__Brief__: From the line below that contains "at[0].val.clusterDim.z = 1;" to the line that contains "-static cudaError_t launch_ex(void", repeat every line exactly, both ends included, and nothing else.

---*---

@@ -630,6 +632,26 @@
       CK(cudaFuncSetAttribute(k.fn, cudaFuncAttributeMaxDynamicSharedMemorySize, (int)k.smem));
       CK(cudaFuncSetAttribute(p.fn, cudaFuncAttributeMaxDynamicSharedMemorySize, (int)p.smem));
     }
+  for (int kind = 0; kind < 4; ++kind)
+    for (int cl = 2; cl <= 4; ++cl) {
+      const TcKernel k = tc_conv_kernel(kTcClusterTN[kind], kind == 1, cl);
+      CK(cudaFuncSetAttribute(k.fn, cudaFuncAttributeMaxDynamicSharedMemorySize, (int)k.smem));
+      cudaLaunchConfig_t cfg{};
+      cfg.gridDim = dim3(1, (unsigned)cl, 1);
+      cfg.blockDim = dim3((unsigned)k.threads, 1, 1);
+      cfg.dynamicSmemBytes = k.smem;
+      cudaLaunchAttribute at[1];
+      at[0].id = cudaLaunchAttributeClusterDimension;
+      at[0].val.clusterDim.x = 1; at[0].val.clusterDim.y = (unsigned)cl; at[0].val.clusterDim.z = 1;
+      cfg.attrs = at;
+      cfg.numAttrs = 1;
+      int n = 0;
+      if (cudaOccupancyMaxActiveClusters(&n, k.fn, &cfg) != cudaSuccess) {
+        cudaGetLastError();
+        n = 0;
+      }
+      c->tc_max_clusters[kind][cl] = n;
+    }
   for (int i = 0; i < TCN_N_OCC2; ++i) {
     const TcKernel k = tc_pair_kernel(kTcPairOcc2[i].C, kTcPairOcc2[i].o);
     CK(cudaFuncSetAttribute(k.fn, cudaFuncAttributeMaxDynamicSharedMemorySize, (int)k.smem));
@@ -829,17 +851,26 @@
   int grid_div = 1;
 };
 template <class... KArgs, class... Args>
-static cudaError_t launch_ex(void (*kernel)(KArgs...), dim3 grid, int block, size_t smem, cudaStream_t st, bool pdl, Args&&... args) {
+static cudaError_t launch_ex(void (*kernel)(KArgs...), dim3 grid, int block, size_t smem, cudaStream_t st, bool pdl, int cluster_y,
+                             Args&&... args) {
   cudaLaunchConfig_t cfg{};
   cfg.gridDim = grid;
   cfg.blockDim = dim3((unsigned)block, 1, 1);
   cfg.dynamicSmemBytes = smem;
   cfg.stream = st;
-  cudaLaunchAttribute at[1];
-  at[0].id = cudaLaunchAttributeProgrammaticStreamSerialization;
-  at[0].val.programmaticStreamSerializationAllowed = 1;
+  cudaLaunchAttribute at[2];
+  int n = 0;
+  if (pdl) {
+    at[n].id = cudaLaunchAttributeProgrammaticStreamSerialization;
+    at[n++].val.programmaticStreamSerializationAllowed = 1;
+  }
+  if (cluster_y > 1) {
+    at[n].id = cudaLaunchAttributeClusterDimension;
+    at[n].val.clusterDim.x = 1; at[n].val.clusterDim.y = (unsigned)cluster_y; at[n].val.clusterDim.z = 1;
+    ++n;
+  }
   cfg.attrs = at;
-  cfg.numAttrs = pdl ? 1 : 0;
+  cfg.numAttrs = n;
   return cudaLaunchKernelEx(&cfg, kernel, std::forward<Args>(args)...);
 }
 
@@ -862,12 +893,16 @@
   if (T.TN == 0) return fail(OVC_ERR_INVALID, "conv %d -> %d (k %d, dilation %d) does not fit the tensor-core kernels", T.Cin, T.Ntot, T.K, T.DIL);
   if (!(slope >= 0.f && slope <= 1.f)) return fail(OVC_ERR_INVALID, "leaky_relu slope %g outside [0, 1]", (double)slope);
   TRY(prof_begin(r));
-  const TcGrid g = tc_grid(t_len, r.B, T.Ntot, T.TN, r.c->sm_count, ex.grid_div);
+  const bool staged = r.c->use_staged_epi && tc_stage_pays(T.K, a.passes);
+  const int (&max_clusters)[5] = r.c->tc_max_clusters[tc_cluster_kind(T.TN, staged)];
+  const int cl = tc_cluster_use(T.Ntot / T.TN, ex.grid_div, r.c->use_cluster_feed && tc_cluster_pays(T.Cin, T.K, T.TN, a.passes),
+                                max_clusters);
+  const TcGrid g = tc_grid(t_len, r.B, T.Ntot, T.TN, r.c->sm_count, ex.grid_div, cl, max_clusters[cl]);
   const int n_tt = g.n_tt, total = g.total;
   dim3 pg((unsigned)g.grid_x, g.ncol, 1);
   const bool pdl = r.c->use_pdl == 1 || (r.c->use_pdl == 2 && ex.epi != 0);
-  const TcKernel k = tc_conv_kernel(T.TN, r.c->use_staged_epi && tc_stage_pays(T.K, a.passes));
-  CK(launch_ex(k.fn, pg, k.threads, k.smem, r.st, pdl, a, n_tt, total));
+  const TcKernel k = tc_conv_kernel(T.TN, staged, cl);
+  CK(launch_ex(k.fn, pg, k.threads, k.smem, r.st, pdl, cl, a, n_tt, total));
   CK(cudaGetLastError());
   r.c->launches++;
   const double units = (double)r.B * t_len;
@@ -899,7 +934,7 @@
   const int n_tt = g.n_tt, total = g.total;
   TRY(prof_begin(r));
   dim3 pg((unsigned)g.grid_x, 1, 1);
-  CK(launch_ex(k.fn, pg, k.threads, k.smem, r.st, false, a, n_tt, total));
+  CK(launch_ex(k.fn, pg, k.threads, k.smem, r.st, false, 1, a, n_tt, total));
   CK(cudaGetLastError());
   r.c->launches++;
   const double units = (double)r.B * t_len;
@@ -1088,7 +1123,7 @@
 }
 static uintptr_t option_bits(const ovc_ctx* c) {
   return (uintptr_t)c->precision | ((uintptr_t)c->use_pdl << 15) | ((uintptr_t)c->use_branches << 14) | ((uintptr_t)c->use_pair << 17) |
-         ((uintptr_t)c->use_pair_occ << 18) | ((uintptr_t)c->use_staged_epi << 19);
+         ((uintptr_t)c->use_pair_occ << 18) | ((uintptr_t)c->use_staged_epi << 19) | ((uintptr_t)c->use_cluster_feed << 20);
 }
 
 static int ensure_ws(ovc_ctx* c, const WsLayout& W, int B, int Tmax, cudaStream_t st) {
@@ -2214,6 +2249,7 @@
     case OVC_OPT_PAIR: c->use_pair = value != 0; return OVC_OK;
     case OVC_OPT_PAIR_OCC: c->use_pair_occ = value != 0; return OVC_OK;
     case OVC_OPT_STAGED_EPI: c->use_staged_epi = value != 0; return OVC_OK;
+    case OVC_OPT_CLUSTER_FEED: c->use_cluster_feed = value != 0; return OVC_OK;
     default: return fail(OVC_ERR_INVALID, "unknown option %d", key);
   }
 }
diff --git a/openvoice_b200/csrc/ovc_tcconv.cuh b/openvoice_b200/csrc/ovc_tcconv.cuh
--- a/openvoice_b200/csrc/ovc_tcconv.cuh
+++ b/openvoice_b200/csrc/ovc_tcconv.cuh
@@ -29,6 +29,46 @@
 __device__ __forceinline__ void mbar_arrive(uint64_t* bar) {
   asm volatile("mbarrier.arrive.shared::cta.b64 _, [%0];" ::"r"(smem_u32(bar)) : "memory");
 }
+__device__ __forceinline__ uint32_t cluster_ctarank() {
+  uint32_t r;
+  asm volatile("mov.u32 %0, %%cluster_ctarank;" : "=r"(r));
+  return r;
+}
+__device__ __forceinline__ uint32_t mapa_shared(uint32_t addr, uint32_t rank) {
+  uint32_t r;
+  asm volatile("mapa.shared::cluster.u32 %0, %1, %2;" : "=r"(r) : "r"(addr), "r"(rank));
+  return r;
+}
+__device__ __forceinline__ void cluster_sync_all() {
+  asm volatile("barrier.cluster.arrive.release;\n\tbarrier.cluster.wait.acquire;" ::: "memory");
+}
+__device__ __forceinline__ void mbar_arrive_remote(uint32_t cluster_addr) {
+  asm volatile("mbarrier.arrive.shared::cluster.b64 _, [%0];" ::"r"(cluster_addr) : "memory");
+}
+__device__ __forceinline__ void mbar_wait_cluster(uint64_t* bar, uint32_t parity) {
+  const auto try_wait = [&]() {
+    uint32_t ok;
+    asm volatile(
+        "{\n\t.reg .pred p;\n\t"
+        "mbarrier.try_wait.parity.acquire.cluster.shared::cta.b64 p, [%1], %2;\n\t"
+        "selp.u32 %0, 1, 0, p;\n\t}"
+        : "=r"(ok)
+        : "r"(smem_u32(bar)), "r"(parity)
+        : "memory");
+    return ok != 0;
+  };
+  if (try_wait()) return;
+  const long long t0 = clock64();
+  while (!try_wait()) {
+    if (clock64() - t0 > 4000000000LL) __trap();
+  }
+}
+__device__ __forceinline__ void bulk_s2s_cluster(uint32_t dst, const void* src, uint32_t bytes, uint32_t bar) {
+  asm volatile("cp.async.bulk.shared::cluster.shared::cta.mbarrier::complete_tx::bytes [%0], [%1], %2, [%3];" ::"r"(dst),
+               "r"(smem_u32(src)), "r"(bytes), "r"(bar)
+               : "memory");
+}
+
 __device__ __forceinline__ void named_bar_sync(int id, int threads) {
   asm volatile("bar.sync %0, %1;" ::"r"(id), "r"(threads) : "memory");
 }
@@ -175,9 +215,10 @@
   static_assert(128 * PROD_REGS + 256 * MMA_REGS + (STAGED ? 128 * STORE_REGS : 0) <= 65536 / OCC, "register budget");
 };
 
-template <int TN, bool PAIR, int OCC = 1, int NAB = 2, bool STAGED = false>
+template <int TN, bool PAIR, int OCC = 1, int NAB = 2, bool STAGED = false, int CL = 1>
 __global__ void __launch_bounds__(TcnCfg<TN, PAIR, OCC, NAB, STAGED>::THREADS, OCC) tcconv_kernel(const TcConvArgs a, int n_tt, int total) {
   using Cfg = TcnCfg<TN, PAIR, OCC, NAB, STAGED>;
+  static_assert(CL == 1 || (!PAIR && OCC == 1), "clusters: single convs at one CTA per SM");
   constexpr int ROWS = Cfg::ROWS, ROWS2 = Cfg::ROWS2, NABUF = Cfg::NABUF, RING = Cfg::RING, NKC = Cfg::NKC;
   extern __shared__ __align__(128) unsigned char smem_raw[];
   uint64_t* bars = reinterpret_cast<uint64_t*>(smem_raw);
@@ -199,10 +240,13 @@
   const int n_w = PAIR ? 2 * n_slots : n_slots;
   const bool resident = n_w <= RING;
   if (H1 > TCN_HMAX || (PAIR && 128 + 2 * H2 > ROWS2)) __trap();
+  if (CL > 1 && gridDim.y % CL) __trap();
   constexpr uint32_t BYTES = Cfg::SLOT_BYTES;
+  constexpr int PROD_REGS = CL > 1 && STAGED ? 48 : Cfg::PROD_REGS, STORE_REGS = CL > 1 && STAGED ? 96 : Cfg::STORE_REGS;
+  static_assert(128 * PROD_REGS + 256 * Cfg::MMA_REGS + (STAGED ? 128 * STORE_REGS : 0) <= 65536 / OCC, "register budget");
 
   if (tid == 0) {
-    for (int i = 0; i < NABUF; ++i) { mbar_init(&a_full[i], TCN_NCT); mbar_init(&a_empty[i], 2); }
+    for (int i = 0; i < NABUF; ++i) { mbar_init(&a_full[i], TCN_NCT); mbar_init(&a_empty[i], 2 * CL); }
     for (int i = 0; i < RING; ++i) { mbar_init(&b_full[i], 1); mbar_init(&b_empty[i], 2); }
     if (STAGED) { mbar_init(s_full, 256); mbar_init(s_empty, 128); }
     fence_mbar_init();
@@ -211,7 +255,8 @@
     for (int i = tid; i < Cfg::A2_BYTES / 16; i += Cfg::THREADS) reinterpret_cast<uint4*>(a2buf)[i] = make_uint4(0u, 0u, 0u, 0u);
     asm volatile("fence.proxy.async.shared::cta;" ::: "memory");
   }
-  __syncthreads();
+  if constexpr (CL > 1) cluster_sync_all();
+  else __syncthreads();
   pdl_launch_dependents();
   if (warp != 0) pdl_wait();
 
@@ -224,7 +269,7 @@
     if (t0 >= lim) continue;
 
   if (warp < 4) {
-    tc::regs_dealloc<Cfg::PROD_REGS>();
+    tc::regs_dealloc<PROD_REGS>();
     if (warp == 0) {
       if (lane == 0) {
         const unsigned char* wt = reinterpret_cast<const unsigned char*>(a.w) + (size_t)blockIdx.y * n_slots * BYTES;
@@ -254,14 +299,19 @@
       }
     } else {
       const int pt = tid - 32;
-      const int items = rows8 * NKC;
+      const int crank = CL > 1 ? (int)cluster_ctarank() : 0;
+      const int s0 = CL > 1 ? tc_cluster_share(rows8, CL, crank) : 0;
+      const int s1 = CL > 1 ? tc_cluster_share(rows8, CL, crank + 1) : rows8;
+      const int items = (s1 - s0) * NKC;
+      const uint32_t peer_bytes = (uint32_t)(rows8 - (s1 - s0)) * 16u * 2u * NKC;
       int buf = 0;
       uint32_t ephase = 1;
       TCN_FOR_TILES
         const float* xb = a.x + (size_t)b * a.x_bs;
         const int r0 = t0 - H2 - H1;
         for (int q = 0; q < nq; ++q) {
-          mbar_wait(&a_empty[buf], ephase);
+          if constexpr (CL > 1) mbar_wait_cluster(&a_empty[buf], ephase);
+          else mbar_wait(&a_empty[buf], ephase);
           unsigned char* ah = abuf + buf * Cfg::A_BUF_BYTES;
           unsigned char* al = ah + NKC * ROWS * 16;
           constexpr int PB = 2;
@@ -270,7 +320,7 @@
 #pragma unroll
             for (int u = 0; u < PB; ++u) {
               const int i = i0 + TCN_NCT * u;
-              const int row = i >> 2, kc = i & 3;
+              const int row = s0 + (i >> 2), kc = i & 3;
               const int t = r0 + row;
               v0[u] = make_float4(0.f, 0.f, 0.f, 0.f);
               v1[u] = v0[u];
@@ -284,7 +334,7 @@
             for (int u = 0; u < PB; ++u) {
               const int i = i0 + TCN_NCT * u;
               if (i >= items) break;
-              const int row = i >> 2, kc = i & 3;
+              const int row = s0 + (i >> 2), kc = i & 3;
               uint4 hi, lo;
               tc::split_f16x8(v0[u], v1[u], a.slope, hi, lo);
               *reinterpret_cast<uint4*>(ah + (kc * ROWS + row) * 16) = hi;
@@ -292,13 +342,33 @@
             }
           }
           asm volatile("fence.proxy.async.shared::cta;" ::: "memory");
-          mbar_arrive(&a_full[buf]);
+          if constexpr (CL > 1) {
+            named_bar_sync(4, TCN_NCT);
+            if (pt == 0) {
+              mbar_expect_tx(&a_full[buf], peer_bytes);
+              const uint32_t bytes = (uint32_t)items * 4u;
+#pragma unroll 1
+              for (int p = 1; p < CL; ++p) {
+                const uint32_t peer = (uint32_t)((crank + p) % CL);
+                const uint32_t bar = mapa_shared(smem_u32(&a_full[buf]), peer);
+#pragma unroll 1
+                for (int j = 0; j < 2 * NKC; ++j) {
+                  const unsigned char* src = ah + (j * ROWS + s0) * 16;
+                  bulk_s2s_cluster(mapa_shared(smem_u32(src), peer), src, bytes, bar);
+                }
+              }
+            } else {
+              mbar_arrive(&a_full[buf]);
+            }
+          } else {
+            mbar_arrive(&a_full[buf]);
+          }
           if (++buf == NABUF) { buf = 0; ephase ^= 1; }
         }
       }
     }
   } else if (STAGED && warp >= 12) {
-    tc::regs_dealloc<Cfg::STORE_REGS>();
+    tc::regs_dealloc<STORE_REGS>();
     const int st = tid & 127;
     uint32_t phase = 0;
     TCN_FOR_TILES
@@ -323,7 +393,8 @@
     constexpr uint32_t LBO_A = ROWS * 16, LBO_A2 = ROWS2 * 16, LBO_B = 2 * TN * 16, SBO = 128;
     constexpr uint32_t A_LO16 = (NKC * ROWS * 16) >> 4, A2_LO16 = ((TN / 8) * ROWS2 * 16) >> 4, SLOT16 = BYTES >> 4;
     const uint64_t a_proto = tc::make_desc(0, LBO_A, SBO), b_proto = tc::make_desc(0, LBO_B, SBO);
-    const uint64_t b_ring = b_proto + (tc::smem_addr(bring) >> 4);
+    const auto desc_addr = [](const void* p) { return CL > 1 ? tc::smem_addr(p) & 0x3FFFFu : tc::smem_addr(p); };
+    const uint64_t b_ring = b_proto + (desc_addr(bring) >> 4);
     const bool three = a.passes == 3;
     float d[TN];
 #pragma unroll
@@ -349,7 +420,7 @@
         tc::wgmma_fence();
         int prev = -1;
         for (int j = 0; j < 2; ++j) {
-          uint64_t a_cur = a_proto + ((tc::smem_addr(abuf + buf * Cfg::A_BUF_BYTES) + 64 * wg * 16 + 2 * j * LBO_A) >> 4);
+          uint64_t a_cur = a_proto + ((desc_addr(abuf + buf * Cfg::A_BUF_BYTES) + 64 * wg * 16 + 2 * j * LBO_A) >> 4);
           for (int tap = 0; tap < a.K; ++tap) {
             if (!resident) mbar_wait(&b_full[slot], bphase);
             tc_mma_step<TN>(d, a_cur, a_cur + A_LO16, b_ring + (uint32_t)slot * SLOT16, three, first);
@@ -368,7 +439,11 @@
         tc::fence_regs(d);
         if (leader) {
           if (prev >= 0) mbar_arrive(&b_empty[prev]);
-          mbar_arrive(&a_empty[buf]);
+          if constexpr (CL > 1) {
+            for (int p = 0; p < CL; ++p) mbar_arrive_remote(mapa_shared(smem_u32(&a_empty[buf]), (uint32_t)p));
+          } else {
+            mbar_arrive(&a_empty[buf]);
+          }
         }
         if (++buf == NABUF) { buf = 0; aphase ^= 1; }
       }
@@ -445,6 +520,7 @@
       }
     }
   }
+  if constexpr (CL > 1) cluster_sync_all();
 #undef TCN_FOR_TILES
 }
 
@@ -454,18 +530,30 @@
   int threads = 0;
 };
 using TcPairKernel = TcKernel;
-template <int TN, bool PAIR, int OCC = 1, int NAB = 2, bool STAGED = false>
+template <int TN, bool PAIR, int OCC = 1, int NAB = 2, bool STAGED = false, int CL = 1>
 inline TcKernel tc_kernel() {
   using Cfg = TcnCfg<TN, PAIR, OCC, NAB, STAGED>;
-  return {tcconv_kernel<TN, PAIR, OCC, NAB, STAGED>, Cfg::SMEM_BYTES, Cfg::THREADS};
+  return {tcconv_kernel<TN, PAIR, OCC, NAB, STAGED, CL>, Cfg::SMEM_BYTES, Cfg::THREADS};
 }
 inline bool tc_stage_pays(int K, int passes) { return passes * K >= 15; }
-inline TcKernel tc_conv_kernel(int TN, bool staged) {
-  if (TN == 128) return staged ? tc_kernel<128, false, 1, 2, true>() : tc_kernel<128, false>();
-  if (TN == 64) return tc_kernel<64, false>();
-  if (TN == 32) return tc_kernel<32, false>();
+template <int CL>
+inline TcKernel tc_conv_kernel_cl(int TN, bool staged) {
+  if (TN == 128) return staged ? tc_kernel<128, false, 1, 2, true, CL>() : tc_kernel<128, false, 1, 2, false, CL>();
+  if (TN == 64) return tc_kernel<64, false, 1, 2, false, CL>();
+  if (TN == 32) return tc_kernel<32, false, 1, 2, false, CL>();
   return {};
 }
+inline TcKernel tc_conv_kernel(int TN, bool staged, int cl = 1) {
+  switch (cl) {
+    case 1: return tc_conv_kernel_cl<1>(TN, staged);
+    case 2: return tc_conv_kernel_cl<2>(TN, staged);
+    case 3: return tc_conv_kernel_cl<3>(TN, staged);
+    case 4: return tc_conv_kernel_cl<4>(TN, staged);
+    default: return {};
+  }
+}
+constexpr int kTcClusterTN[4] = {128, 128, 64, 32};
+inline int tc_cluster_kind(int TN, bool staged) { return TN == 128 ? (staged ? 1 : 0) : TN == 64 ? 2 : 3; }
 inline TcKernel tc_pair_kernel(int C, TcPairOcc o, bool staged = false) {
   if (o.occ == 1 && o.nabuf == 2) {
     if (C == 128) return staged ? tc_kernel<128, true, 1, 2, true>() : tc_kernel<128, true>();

---*---

__The completed task__:
+      at[0].val.clusterDim.x = 1; at[0].val.clusterDim.y = (unsigned)cl; at[0].val.clusterDim.z = 1;
+      cfg.attrs = at;
+      cfg.numAttrs = 1;
+      int n = 0;
+      if (cudaOccupancyMaxActiveClusters(&n, k.fn, &cfg) != cudaSuccess) {
+        cudaGetLastError();
+        n = 0;
+      }
+      c->tc_max_clusters[kind][cl] = n;
+    }
   for (int i = 0; i < TCN_N_OCC2; ++i) {
     const TcKernel k = tc_pair_kernel(kTcPairOcc2[i].C, kTcPairOcc2[i].o);
     CK(cudaFuncSetAttribute(k.fn, cudaFuncAttributeMaxDynamicSharedMemorySize, (int)k.smem));
@@ -829,17 +851,26 @@
   int grid_div = 1;
 };
 template <class... KArgs, class... Args>
-static cudaError_t launch_ex(void (*kernel)(KArgs...), dim3 grid, int block, size_t smem, cudaStream_t st, bool pdl, Args&&... args) {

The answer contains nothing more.